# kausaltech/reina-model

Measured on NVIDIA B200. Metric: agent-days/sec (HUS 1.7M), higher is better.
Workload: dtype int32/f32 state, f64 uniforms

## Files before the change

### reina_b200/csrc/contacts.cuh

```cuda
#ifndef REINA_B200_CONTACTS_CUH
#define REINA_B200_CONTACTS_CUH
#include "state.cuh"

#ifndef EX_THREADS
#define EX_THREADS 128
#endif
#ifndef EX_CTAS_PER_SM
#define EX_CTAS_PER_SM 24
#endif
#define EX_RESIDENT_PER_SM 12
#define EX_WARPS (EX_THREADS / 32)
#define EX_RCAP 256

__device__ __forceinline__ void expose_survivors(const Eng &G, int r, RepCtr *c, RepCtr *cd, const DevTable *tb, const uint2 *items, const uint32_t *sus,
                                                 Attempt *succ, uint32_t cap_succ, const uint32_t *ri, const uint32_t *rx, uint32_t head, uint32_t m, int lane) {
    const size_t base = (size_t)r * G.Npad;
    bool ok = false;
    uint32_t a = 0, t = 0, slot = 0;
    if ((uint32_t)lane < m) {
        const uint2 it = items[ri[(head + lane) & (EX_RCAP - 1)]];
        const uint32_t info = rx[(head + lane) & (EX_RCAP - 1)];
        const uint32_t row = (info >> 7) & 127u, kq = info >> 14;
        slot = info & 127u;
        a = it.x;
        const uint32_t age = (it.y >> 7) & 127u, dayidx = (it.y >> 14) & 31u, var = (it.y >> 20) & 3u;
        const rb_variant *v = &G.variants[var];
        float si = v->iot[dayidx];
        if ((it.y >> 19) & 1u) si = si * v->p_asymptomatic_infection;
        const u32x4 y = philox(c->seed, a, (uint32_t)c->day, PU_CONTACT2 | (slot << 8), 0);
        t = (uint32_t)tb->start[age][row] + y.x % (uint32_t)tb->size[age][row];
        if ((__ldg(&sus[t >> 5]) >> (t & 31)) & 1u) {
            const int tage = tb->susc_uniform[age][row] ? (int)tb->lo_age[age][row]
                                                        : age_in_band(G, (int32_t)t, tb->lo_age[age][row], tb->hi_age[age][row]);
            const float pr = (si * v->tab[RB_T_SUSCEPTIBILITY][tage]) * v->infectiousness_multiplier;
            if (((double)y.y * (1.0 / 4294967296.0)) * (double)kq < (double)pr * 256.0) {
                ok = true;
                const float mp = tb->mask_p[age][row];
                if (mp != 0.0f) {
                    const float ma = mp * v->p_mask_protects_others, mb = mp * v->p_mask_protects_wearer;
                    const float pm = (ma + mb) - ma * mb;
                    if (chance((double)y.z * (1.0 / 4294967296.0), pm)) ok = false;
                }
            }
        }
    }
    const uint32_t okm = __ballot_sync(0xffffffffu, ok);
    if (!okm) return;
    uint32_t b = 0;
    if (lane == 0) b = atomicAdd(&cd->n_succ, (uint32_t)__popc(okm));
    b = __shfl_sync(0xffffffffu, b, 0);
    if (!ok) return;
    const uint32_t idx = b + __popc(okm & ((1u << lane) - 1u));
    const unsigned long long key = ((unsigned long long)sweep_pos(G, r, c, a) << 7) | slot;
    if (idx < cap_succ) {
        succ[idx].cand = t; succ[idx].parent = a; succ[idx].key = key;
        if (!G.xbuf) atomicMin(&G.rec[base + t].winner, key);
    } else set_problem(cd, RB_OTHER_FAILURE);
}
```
====
* Task *
Each line above holding the word "items" counts; reply with how many there are, only the number.

* Output below *
2